I am using state space models for time series modeling using the following model
where i corresponds to ith sample at time t, g and f are non-linear models and \sigma is part of parameters to be estimated along with f and g. y^i(t) is a scaler observed value and for each i and t, there corresponds a feature vector z^i(t). The goal is to estimate g, f and \sigma.

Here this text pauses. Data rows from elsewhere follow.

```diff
+template <int D, int N, int... I>
+SS_PW_HD void pw_move_down(const uint32_t (&in)[N + D], bool up, uint32_t (&out)[N], std::integer_sequence<int, I...>)
+{
+    ((out[I] = up ? in[I + D] : in[I]), ...);
+}
+
+SS_PW_HD void pairs_word_align(const uint32_t (&raw)[kPairsRaw], uint32_t s, uint32_t (&out)[kPairsDwords])
+{
+    uint32_t a[kPairsRaw - 2], b[kPairsRaw - 3];
+    pw_move_down<2, kPairsRaw - 2>(raw, (s & 8u) != 0, a, std::make_integer_sequence<int, kPairsRaw - 2>());
+    pw_move_down<1, kPairsRaw - 3>(a, (s & 4u) != 0, b, std::make_integer_sequence<int, kPairsRaw - 3>());
+#pragma unroll
+    for (int i = 0; i < kPairsDwords; ++i) out[i] = pw_alignbyte(b[i + 1], b[i], s);
+}
+
+template <int K>
+SS_PW_HD uint32_t pw_differ(const uint32_t (&w)[kPairsDwords + 1], const uint32_t (&nd)[kPairsDwords], uint32_t n, uint32_t r, bool pass)
+{
+    if constexpr (K >= kPairsDwords) {
+        return 0;
+    } else {
+        if (K > 1 && !pw_any(pass && n > 4u * K)) return 0;
+        const uint32_t wk = r ? pw_alignbyte(w[K + 1], w[K], r) : w[K];
+        return ((wk ^ nd[K]) & pw_mask(n, K)) | pw_differ<K + 1>(w, nd, n, r, pass);
+    }
+}
+
+SS_PW_HD bool pairs_word_search(const uint32_t (&h)[kPairsDwords], uint32_t len, const uint32_t (&nd)[kPairsDwords], uint32_t n)
+{
+    const int last = (int)len - (int)n;
+    const uint32_t m0 = pw_mask(n, 0), n0 = nd[0] & m0;
+    uint32_t w[kPairsDwords + 1];
+#pragma unroll
+    for (int k = 0; k < kPairsDwords; ++k) w[k] = h[k];
+    w[kPairsDwords] = 0;
+    const uint32_t j = n < 4u ? (n ? n - 1u : 0u) : 3u;
+    const uint32_t first = (nd[0] & 0xffu) * 0x01010101u, second = (nd[0] >> (8u * j) & 0xffu) * 0x01010101u;
+    bool found = false;
+    for (int g = 0; g < kPairsDwords && pw_any(!found && 4 * g <= last); ++g) {
+        const uint32_t x = (w[0] ^ first) | (pw_alignbyte(w[1], w[0], j) ^ second);
+        const uint32_t z = n ? (x - 0x01010101u) & ~x & 0x80808080u : 0x80808080u;
+#pragma unroll
+        for (int r = 0; r < 4; ++r) {
+            if (!pw_any((z >> (8 * r + 7) & 1u) != 0 && 4 * g + r <= last)) continue;
+            const uint32_t w0 = r ? pw_alignbyte(w[1], w[0], (uint32_t)r) : w[0];
+            bool pass = (w0 & m0) == n0 && 4 * g + r <= last;
+            if (pw_any(pass && n > 4)) pass = pass && pw_differ<1>(w, nd, n, (uint32_t)r, pass) == 0;
+            found = found || pass;
+        }
+#pragma unroll
+        for (int k = 0; k < kPairsDwords; ++k) w[k] = w[k + 1];
+    }
+    return found;
+}
+
+}
```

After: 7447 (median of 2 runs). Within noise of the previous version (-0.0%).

Note that for each time point t there are 400k samples, and there are total 100 time points.
For modeling state space I am using scan function
x0_ar = pm.Normal("xo_ar", 0, sigma=1, initval = init_ar, shape=(latent_factors), rng=rng)
sigmas_Q_ar = pm.InverseGamma('sigmas_Q_ar', alpha=3,beta=0.5, shape= (latent_factors), rng=rng)

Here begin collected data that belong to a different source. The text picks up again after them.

__global__ void screen_thr8_l2_kernel(const float* __restrict__ thr, const float* __restrict__ eps, const float* __restrict__ qscale,
                                      const float* __restrict__ nqv, float s_x, float max_norm, float* __restrict__ a_out,
                                      float* __restrict__ b_out, int per_row) {
    const uint32_t q = threadIdx.x;
    if (q >= (uint32_t)kMaxQueries) return;
    const float t = thr[q], e = eps[q];
    const double nq = (double)nqv[q], N = (double)max_norm;
    const double sq = (double)s_x * (double)qscale[q];
    float A = -__builtin_inff(), B = 0.0f;
    if (e == e && e <= 1e30f && t == t && t > -__builtin_inff() && sq > 0.0 && nq == nq && nq < 1e30) {
        const double delta = 2e-6 * (N * N + nq + 2.0 * N * sqrt(nq)) + 1e-30;
        if (per_row) {
            const double c = (double)t - 2.0 * delta + nq - 2.0 * (double)e;
            A = (float)(c - fabs(c) * 1e-6 - 1e-30);
            B = (float)(2.0 * sq);
            if (!(A == A) || !(B == B) || B > 1e30f) { A = -__builtin_inff(); B = 0.0f; }
        } else {
            const double a = (((double)t - delta + nq) * 0.5 - (double)e) / sq;
            const double b = 0.5 / sq;
            A = (float)(a - fabs(a) * 1e-6 - 1.0);
            B = (float)(b * (1.0 - 1e-6));
            if (!(A == A) || !(B == B) || B > 1e30f) { A = -__builtin_inff(); B = 0.0f; }
        }
    }
    a_out[q] = A;
    b_out[q] = B;
}
__global__ void block_nxmin_kernel(const float* __restrict__ nx, uint64_t rows, float* __restrict__ out, uint32_t nblocks,
                                   double* __restrict__ stats) {
    const uint32_t b = blockIdx.x * blockDim.x + threadIdx.x;
    double slack = 0.0, sum = 0.0;
    if (b < nblocks) {
        float m = __builtin_inff();
        for (uint32_t i = 0; i < (uint32_t)kPieceRows; ++i) {
            const uint64_t r = (uint64_t)b * kPieceRows + i;
            if (r < rows) m = fminf(m, nx[r]);
// ... 1233 lines not shown
    }
    j->stage2 = false;
    if (screen && !j->l2 && t->dim == 128 && t->shadow_is_i8 && !j->screen4m && !j->screen4 && !kn.no_r2 &&
        (double)t->wide_susp > kn.r2_min_factor * (double)j->k) {
        if ((rc = ensure_table_r2(ctx, t))) return rc;
        j->stage2 = t->r2_ok;
    }
    j->predict = j->pred_observe = false;
    if (screen && !j->l2 && !j->filter.col && t->dim == 128 && t->shadow_is_i8 && j->plans[0] == kPilot && !j->skip_pilot && !kn.no_predict &&
        rows >= kn.predict_min_rows && j->k < rows / 64) {
        if ((rc = ensure_pred_model(ctx, t))) return rc;
        pg_table* tm = const_cast<pg_table*>(t);
        std::lock_guard<std::mutex> build_guard(g_stats_build_mu);
        if (t->pred_model) {
            if (tm->pred_k != j->k) {
                PG_HIP(hipMemsetAsync(t->d_pred + 128 + 128 * 128, 0, 24, ctx->stream));
                tm->pred_k = j->k;
                tm->pred_n = tm->pred_sum = tm->pred_sum2 = 0.0;
                tm->pred_backoff = 4;
            }
            j->pred_observe = !(j->nq <= (uint32_t)kI4MaxQueries && t->pred_n >= 8192.0);
            if (tm->pred_backoff > 0) {
                --tm->pred_backoff;
            } else if (t->pred_n >= 1024.0) {
                const double mean = t->pred_sum / t->pred_n;
                const double var = t->pred_sum2 / t->pred_n - mean * mean;
                const double sd = var > 0.0 ? sqrt(var) : 0.0;
                if (mean > 0.5 && sd <= 0.025 * mean) {
                    j->predict = true;
                    j->z_lo = mean - kn.predict_sigmas * sd - 0.002 * mean;
                    for (int i = j->n_plans; i > 0; --i) j->plans[i] = j->plans[i - 1];
                    j->plans[0] = kPredict;
                    j->n_plans++;
                }
            }
        }
    }
    return index_plan_prepare(j);
}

Q_ar = pt.diag(sigmas_Q_ar)
def step_simple(x, A, Q, bais_latent):
innov = pm.MvNormal.dist(mu=0.0, tau=Q)
next_x = g(x) + innov
return next_x, collect_default_updates( [next_x])

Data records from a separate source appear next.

#ifdef DPI_TRACE
__device__ long long g_blk[8192][4];
__device__ long long g_trace[4][64];
#define TR(i) do { if (trc >= 0 && tid == 0) g_trace[trc][i] = clock64(); } while (0)
#define TRC(i) do { if (trc >= 0 && tid == 0 && (i) < 38) g_trace[trc][i] = clock64(); } while (0)
#else
#define TR(i)
#define TRC(i)
#endif
template <int KD, int NR, int NH, bool FLIP, int S = 1, int WPE = 2, bool PERSIST = false, bool TAILPACK = false, bool IOB = false, bool YLOOP = false,
          bool S2V = false>
__global__ __launch_bounds__(256, WPE) void conv_mfma_kernel(MArgs a) {
  static_assert(!YLOOP || (!PERSIST && !TAILPACK), "the channel-tile loop is built for the one-tile-per-workgroup variants without a packed tail");
  static_assert(!S2V || (S == 2 && !FLIP && !PERSIST && !TAILPACK && !IOB && NR < 4), "vectorised stride-2 staging: forward, fp32 tensors, row-split tiles");
  using GV = GeoV2<KD, NR < 4 ? NR : 2, NH>;
  if constexpr (!IOB) { a.xb = 0; a.yb = 0; }
  using G = Geo<KD, NR, NH, S>;
  constexpr int TAPS = KD * 9;
  constexpr int PD = (KD - 1) / 2;
  constexpr int NT = NR * NH;
  __shared__ __attribute__((aligned(16))) float lds[4 * (S2V ? GV::CS : G::CS)];
  __shared__ double red[4][16][2];

  const int tid = threadIdx.x, lane = tid & 63, wid = tid >> 6;
  const int lk = lane >> 4, lj = lane & 15;
  const int ntiles = a.ntd * a.nth * a.ntw;
  int vt0 = blockIdx.x, ytile = blockIdx.y;
  if constexpr (!PERSIST) {
    if (a.ny > 0) {
      const int q8 = ntiles >> 3, r8 = ntiles & 7, xcd = blockIdx.x & 7, j = blockIdx.x >> 3;
      const int i = YLOOP ? j : j / a.ny;
      ytile = YLOOP ? 0 : j - i * a.ny;
      if (i >= q8 + (xcd < r8 ? 1 : 0)) return;
      vt0 = i * 8 + xcd;
    }
  }
  int n0 = ytile * 16;
  const size_t V = (size_t)a.D * a.H * a.W;
  const int Do = (a.D + 2 * PD - KD) / G::SD + 1, Ho = (a.H - 1) / S + 1, Wo = (a.W - 1) / S + 1;
  const size_t Vo = (size_t)Do * Ho * Wo;
#ifdef DPI_TRACE
  const int trc = blockIdx.y != 0 ? -1 : blockIdx.x == 0 ? 0 : blockIdx.x == 1 ? 1 : blockIdx.x == 30 ? 2 : blockIdx.x == 50 ? 3 : -1;
  TR(0);
  if (tid == 0 && blockIdx.y == 0 && blockIdx.x < 8192) {
    g_blk[blockIdx.x][0] = wall_clock64();
    g_blk[blockIdx.x][2] = __builtin_amdgcn_s_getreg(63492);
    g_blk[blockIdx.x][3] = __builtin_amdgcn_s_getreg(63508);
  }
#endif
  auto tile_origin = [&](int vt, int& tile_id, int& od0, int& oh0, int& ow0) {
    tile_id = xcd_tile(vt, ntiles);
    int bt = tile_id;
    const int tw_i = bt % a.ntw; bt /= a.ntw;
    const int th_i = bt % a.nth; bt /= a.nth;
    od0 = bt * G::TZ; oh0 = th_i * G::TY; ow0 = tw_i * G::TW;
  };

  const int wz = G::SLICES ? wid : 0, wh = G::SLICES ? 0 : wid * NR;
  const int lbase = S2V ? lk * GV::CS + wh * 2 * GV::RS + lj : lk * G::CS + wz * G::SD * G::DS + wh * S * G::RS + lj * S;

  int co_w = n0 + lj;
  auto w_ptr = [&](int c0, bool& ok) {
    const int ci = c0 + lk;
    ok = co_w < a.Cout && ci < a.Cin;
    return a.w + (ok ? co_w : 0) * a.w_out_stride + (ok ? ci : 0) * a.w_in_stride;
  };
  auto load_w_raw = [&](float (&wn)[9], int c0, int kd) {
    bool ok;
    const float* __restrict__ wp = w_ptr(c0, ok);
#pragma unroll
    for (int t = 0; t < 9; ++t) wn[t] = wp[FLIP ? (TAPS - 1 - (kd * 9 + t)) : kd * 9 + t];
  };
  auto commit_w = [&](float (&wr)[TAPS], const float (&wn)[9], int c0, int kd) {
    const bool ok = co_w < a.Cout && c0 + lk < a.Cin;
#pragma unroll
    for (int t = 0; t < 9; ++t) wr[kd * 9 + t] = ok ? wn[t] : 0.f;
  };

  const int c_lo = a.split_cps ? (int)blockIdx.z * a.split_cps : 0;
  float* __restrict__ const ybase = a.y + (size_t)blockIdx.z * a.Cout * Vo;
  constexpr int EE = S2V ? GV::E : G::E;
  int goff[EE], loff[EE];
  float wr[TAPS], wn[9], sr[S2V ? 1 : 4][S2V ? 1 : G::E];
  f32x4 sv[S2V ? 4 : 1][S2V ? GV::E : 1];
  auto slots = [&](int od, int oh, int ow) {
    if constexpr (S2V) tile_slots_v<GV>(tid, od * G::SD - PD, oh * 2 - 1, ow * 2 - 4, a.D, a.H, a.W, goff, loff);
    else tile_slots<G>(tid, od * G::SD - PD, oh * S - 1, ow * S - 1, a.D, a.H, a.W, goff, loff);
  };
  auto sload = [&](int c0) {
    if constexpr (S2V) stage_load_v<GV>(sv, a.x, a.Cin, V, c0, goff);
    else stage_load<G>(sr, a.x, a.Cin, V, c0, goff, a.xb);
  };
  auto sstore = [&](int c0) {
    if constexpr (S2V) stage_store_v<GV>(lds, sv, a.chain, a.Cin, c0, goff, loff);
    else stage_store<G>(lds, sr, a.chain, a.Cin, c0, goff, loff, a.xb);
  };
  int vt = vt0, tile_id, od0, oh0, ow0;
  tile_origin(vt, tile_id, od0, oh0, ow0);
  slots(od0, oh0, ow0);
  sload(c_lo);
  {
    bool ok;
    const float* __restrict__ wp = w_ptr(c_lo, ok);
#pragma unroll
    for (int t = 0; t < TAPS; ++t) wr[t] = wp[FLIP ? (TAPS - 1 - t) : t];
#pragma unroll
    for (int t = 0; t < TAPS; ++t) wr[t] = ok ? wr[t] : 0.f;
  }

  constexpr int NTG = (TAPS + 3) / 4;
  const bool tail = TAILPACK && S == 1 && (a.Cin & 3) == 1 && (a.Cin > 4 || a.Cin == 1);
  const int cin_main = a.split_cps ? min(c_lo + a.split_cps, a.Cin) : (tail ? a.Cin - 1 : a.Cin);
  int ttoff[TAILPACK ? NTG : 1];
  float wt[TAILPACK ? NTG : 1];
  if constexpr (TAILPACK) {
#pragma unroll
    for (int g = 0; g < NTG; ++g) {
      const int t = 4 * g + lk;
      const int kd = t / 9, kh = (t / 3) % 3, kw = t % 3;
      ttoff[g] = t < TAPS ? kd * G::DS + kh * G::RS + kw : 0;
      wt[g] = 0.f;
    }
  }
  auto load_tail_w = [&]() {
    if constexpr (TAILPACK) {
      const bool ok = co_w < a.Cout;
      const float* __restrict__ wp = a.w + (ok ? co_w : 0) * a.w_out_stride + (a.Cin - 1) * a.w_in_stride;
#pragma unroll
      for (int g = 0; g < NTG; ++g) {
        const int t = 4 * g + lk < TAPS ? 4 * g + lk : TAPS - 1;
        wt[g] = wp[FLIP ? (TAPS - 1 - t) : t];
      }
    }
  };
  auto commit_tail_w = [&]() {
    if constexpr (TAILPACK) {
#pragma unroll
      for (int g = 0; g < NTG; ++g) wt[g] = (co_w < a.Cout && 4 * g + lk < TAPS) ? wt[g] : 0.f;
    }
  };

  for (;;) {
    const int vt_next = vt + (int)gridDim.x;
    const bool has_next = PERSIST && vt_next < ntiles;
    int tile_n = 0, od_n = 0, oh_n = 0, ow_n = 0;
    if (has_next) tile_origin(vt_next, tile_n, od_n, oh_n, ow_n);

    const int nyt = YLOOP ? a.ny : 1;
    for (int yt = 0; yt < nyt; ++yt) {
    if constexpr (YLOOP) {
      if (yt > 0) {
        n0 = yt * 16; co_w = n0 + lj;
        const bool ok = co_w < a.Cout && c_lo + lk < a.Cin;
#pragma unroll
        for (int t = 0; t < TAPS; ++t) wr[t] = ok ? wr[t] : 0.f;
      }
    }
    f32x4 acc[NT];
#pragma unroll
    for (int t = 0; t < NT; ++t) acc[t] = (f32x4){0.f, 0.f, 0.f, 0.f};
    if (a.accumulate) {
#pragma unroll
      for (int r = 0; r < 4; ++r) {
        const int co = n0 + 4 * lk + r;
#pragma unroll
        for (int t = 0; t < NT; ++t) {
          const int od = od0 + wz, oh = oh0 + wh + t / NH, ow = ow0 + (t % NH) * 16 + lj;
          if (co < a.Cout && od < Do && oh < Ho && ow < Wo) acc[t][r] = dpi_ld(ybase, (size_t)co * Vo + ((size_t)od * Ho + oh) * Wo + ow, a.yb);
        }
      }
    }

    TR(1);
    for (int c0 = c_lo; c0 < cin_main; c0 += 4) {
      if (!YLOOP || yt == 0) {
      __syncthreads();
      TRC(2 + (c0 / 4) * 4);
      sstore(c0);
      TRC(3 + (c0 / 4) * 4);
      __syncthreads();
      TRC(4 + (c0 / 4) * 4);
      }
      const bool more = c0 + 4 < cin_main;
      const bool tail_next = tail && !more;
      if (more || tail_next) sload(c0 + 4);
      else if (has_next) {
        slots(od_n, oh_n, ow_n);
        sload(c_lo);
      }
      float bc[G::NB], bn[G::NB];
      auto load_b = [&](float (&b)[G::NB], int step) {
        const int kd = step / G::NROW, ir = step % G::NROW;
#pragma unroll
        for (int h = 0; h < NH; ++h)
#pragma unroll
          for (int kw = 0; kw < 3; ++kw) {
            if constexpr (S2V)
              b[h * 3 + kw] = lds[lbase + kd * GV::DS + ir * GV::RS + h * 16 + (kw == 1 ? 2 : GV::PW + (kw == 0 ? 1 : 2))];
            else b[h * 3 + kw] = lds[lbase + kd * G::DS + ir * G::RS + h * 16 * S + kw];
          }
      };
      load_b(bc, 0);
      const int cn = more ? c0 + 4 : c_lo;
      if (tail_next) load_tail_w();
#pragma unroll
      for (int step = 0; step < G::NSTEP; ++step) {
        const int kd = step / G::NROW, ir = step % G::NROW;
        if (step + 1 < G::NSTEP) load_b(bn, step + 1);
        if constexpr (!YLOOP) { if (ir == 0) load_w_raw(wn, cn, kd); }
        if (WPE <= 2) __builtin_amdgcn_sched_barrier(0);
#pragma unroll
        for (int kw = 0; kw < 3; ++kw)
#pragma unroll
          for (int kh = 0; kh < 3; ++kh) {
            const int hr = (ir - kh) / S;
            if (ir - kh >= 0 && (ir - kh) % S == 0 && hr < NR) {
#pragma unroll
              for (int h = 0; h < NH; ++h)
                acc[hr * NH + h] = __builtin_amdgcn_mfma_f32_16x16x4f32(wr[(kd * 3 + kh) * 3 + kw], bc[h * 3 + kw], acc[hr * NH + h], 0, 0, 0);
            }
          }
        if (WPE <= 2) __builtin_amdgcn_sched_barrier(0);
#pragma unroll
        for (int i = 0; i < G::NB; ++i) bc[i] = bn[i];
        if constexpr (!YLOOP) { if (ir == G::NROW - 1) commit_w(wr, wn, cn, kd); }
      }
      if (tail_next) commit_tail_w();
      TRC(5 + (c0 / 4) * 4);
    }
    if constexpr (TAILPACK) {
      if (tail && cin_main == 0) { load_tail_w(); commit_tail_w(); }
      if (tail) {
        __syncthreads();
        sstore(cin_main);
        __syncthreads();
        if (has_next) {
          slots(od_n, oh_n, ow_n);
          sload(0);
        }
#pragma unroll
        for (int hr = 0; hr < NR; ++hr) {
          float tb[NH][NTG];
#pragma unroll
          for (int h = 0; h < NH; ++h)
#pragma unroll
            for (int g = 0; g < NTG; ++g) tb[h][g] = lds[lbase + ttoff[g] + hr * G::RS + h * 16];
#pragma unroll
          for (int g = 0; g < NTG; ++g)
#pragma unroll
            for (int h = 0; h < NH; ++h)
              acc[hr * NH + h] = __builtin_amdgcn_mfma_f32_16x16x4f32(wt[g], tb[h][g], acc[hr * NH + h], 0, 0, 0);
        }
      }
    }
    if constexpr (YLOOP) {
      if (yt + 1 < nyt) {
        const int con = (yt + 1) * 16 + lj, ci = c_lo + lk;
        const bool okn = con < a.Cout && ci < a.Cin;
        const float* __restrict__ wp = a.w + (okn ? con : 0) * a.w_out_stride + (okn ? ci : 0) * a.w_in_stride;
#pragma unroll
        for (int t = 0; t < TAPS; ++t) wr[t] = wp[FLIP ? (TAPS - 1 - t) : t];
      }
    }
    if constexpr (FLIP && !PERSIST) if (a.x2 != nullptr) {
      const __amdgpu_buffer_rsrc_t r2 = dpi_buffer_t(a.x2, (size_t)a.C2 * Vo, a.xb);
      int voff[NT];
#pragma unroll
      for (int t = 0; t < NT; ++t) {
        const int od = od0 + wz, oh = oh0 + wh + t / NH, ow = ow0 + (t % NH) * 16 + lj;
        voff[t] = (od < Do && oh < Ho && ow < Wo) ? (od * Ho + oh) * Wo + ow : -1;
      }
      const int nk2 = (a.C2 + 3) >> 2;
      auto load2 = [&](float (&b)[NT], float& wv, int kc) {
        const int c = kc * 4 + lk;
        const bool ok = c < a.C2 && co_w < a.Cout;
        const float wraw = a.w2[(ok ? co_w : 0) * a.w2_co_stride + (ok ? c : 0) * a.w2_c_stride];
        wv = ok ? wraw : 0.f;
        const int cbase = c * (int)Vo;
#pragma unroll
        for (int t = 0; t < NT; ++t)
          b[t] = a.xb ? dpi_buffer_load_bf16(r2, voff[t] >= 0 ? cbase + voff[t] : -1) : dpi_buffer_load(r2, voff[t] >= 0 ? (cbase + voff[t]) * 4 : -4);
      };
      float b0[NT], b1[NT], w0v, w1v;
      load2(b0, w0v, 0);
      for (int kc = 0; kc < nk2; kc += 2) {
        if (kc + 1 < nk2) load2(b1, w1v, kc + 1);
#pragma unroll
        for (int t = 0; t < NT; ++t) acc[t] = __builtin_amdgcn_mfma_f32_16x16x4f32(w0v, b0[t], acc[t], 0, 0, 0);
        if (kc + 1 < nk2) {
          if (kc + 2 < nk2) load2(b0, w0v, kc + 2);
#pragma unroll
          for (int t = 0; t < NT; ++t) acc[t] = __builtin_amdgcn_mfma_f32_16x16x4f32(w1v, b1[t], acc[t], 0, 0, 0);
        }
      }
    }
    TR(40);

    const bool interior = od0 + G::TZ <= Do && oh0 + G::TY <= Ho && ow0 + G::TW <= Wo && n0 + 16 <= a.Cout;
    const int vbase = ((od0 + wz) * Ho + oh0 + wh) * Wo + ow0 + lj;
#pragma unroll
    for (int r = 0; r < 4; ++r) {
      const int co = n0 + 4 * lk + r;
      const bool cok = co < a.Cout;
      const float bv = (a.bias && cok) ? a.bias[co] : 0.f;
      float* __restrict__ yc = dpi_at(ybase, (size_t)(cok ? co : 0) * Vo + vbase, a.yb);
      double s = 0.0, q = 0.0;
      if (a.yb) {
        const bool pairs = !(Wo & 1) && !(Vo & 1) && !((uintptr_t)ybase & 3);
#pragma unroll
        for (int t = 0; t < NT; ++t) {
          const int od = od0 + wz, oh = oh0 + wh + t / NH, ow = ow0 + (t % NH) * 16 + lj;
          const bool ok = interior || (cok && od < Do && oh < Ho && ow < Wo);
          const float v = dpi_round_bf16(acc[t][r] + bv);
          dpi_st_bf16_row(yc, (t / NH) * Wo + (t % NH) * 16, v, ok, pairs, lj);
          if (ok) { s += v; q += (double)v * v; }
        }
      } else if (interior) {
#pragma unroll
        for (int t = 0; t < NT; ++t) {
          const float v = acc[t][r] + bv;
          yc[(t / NH) * Wo + (t % NH) * 16] = v;
          if (a.partials) { s += v; q += (double)v * v; }
        }
      } else {
#pragma unroll
        for (int t = 0; t < NT; ++t) {
          const int od = od0 + wz, oh = oh0 + wh + t / NH, ow = ow0 + (t % NH) * 16 + lj;
          if (cok && od < Do && oh < Ho && ow < Wo) {
            const float v = acc[t][r] + bv;
            yc[(t / NH) * Wo + (t % NH) * 16] = v;
            s += v;
            q += (double)v * v;
          }
        }
      }
      if (a.partials) {
#pragma unroll
        for (int o = 8; o > 0; o >>= 1) { s += __shfl_xor(s, o, 64); q += __shfl_xor(q, o, 64); }
        if (lj == 0) { red[wid][4 * lk + r][0] = s; red[wid][4 * lk + r][1] = q; }
      }
    }
    if (a.partials) {
      __syncthreads();
      if (tid < 32) {
        const int c = tid >> 1, which = tid & 1;
        const double rsum = red[0][c][which] + red[1][c][which] + red[2][c][which] + red[3][c][which];
        if (n0 + c < a.Cout) a.partials[((size_t)tile_id * a.Cout + n0 + c) * 2 + which] = rsum;
      }
    }
    }
    TR(41);
    if (!has_next) break;
    vt = vt_next; tile_id = tile_n; od0 = od_n; oh0 = oh_n; ow0 = ow_n;
  }
#ifdef DPI_TRACE
  if (tid == 0 && blockIdx.y == 0 && blockIdx.x < 8192) g_blk[blockIdx.x][1] = wall_clock64();
#endif
}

ar_states_pt, ar_updates = pytensor.scan(step_simple,
outputs_info=[x0_ar],
non_sequences=[A_ar, Q_ar, bais_latent],
n_steps=T,
strict=True)
assert(ar_updates)
model_minibatch.register_rv(ar_states_pt, name='ar_states_pt', initval=pt.zeros((T, latent_factors)))
ar_states = pm.Deterministic("ar", pt.concatenate([x0_ar.reshape((1,latent_factors)), ar_states_pt], axis=0))
obs = pm.Poisson('obs', f(ar_states,z), observed=data_out, total_size=424560)
ar_states goes as input to f function. When I run the inference using ADVI, the estimates of ar_states do not follow the state space dynamics and they just fit the training data in whatever way. The reason being that ar_states should maximize the two likelihoods, one is for the observed data and on is for the state space dynamics. Due to large number of samples (>400k), likelihood for observed data just dominates the state space dynamics. Is there a way to extract conditional log probability of states and weigh them such that optimizer equally maximize the two log probabilities?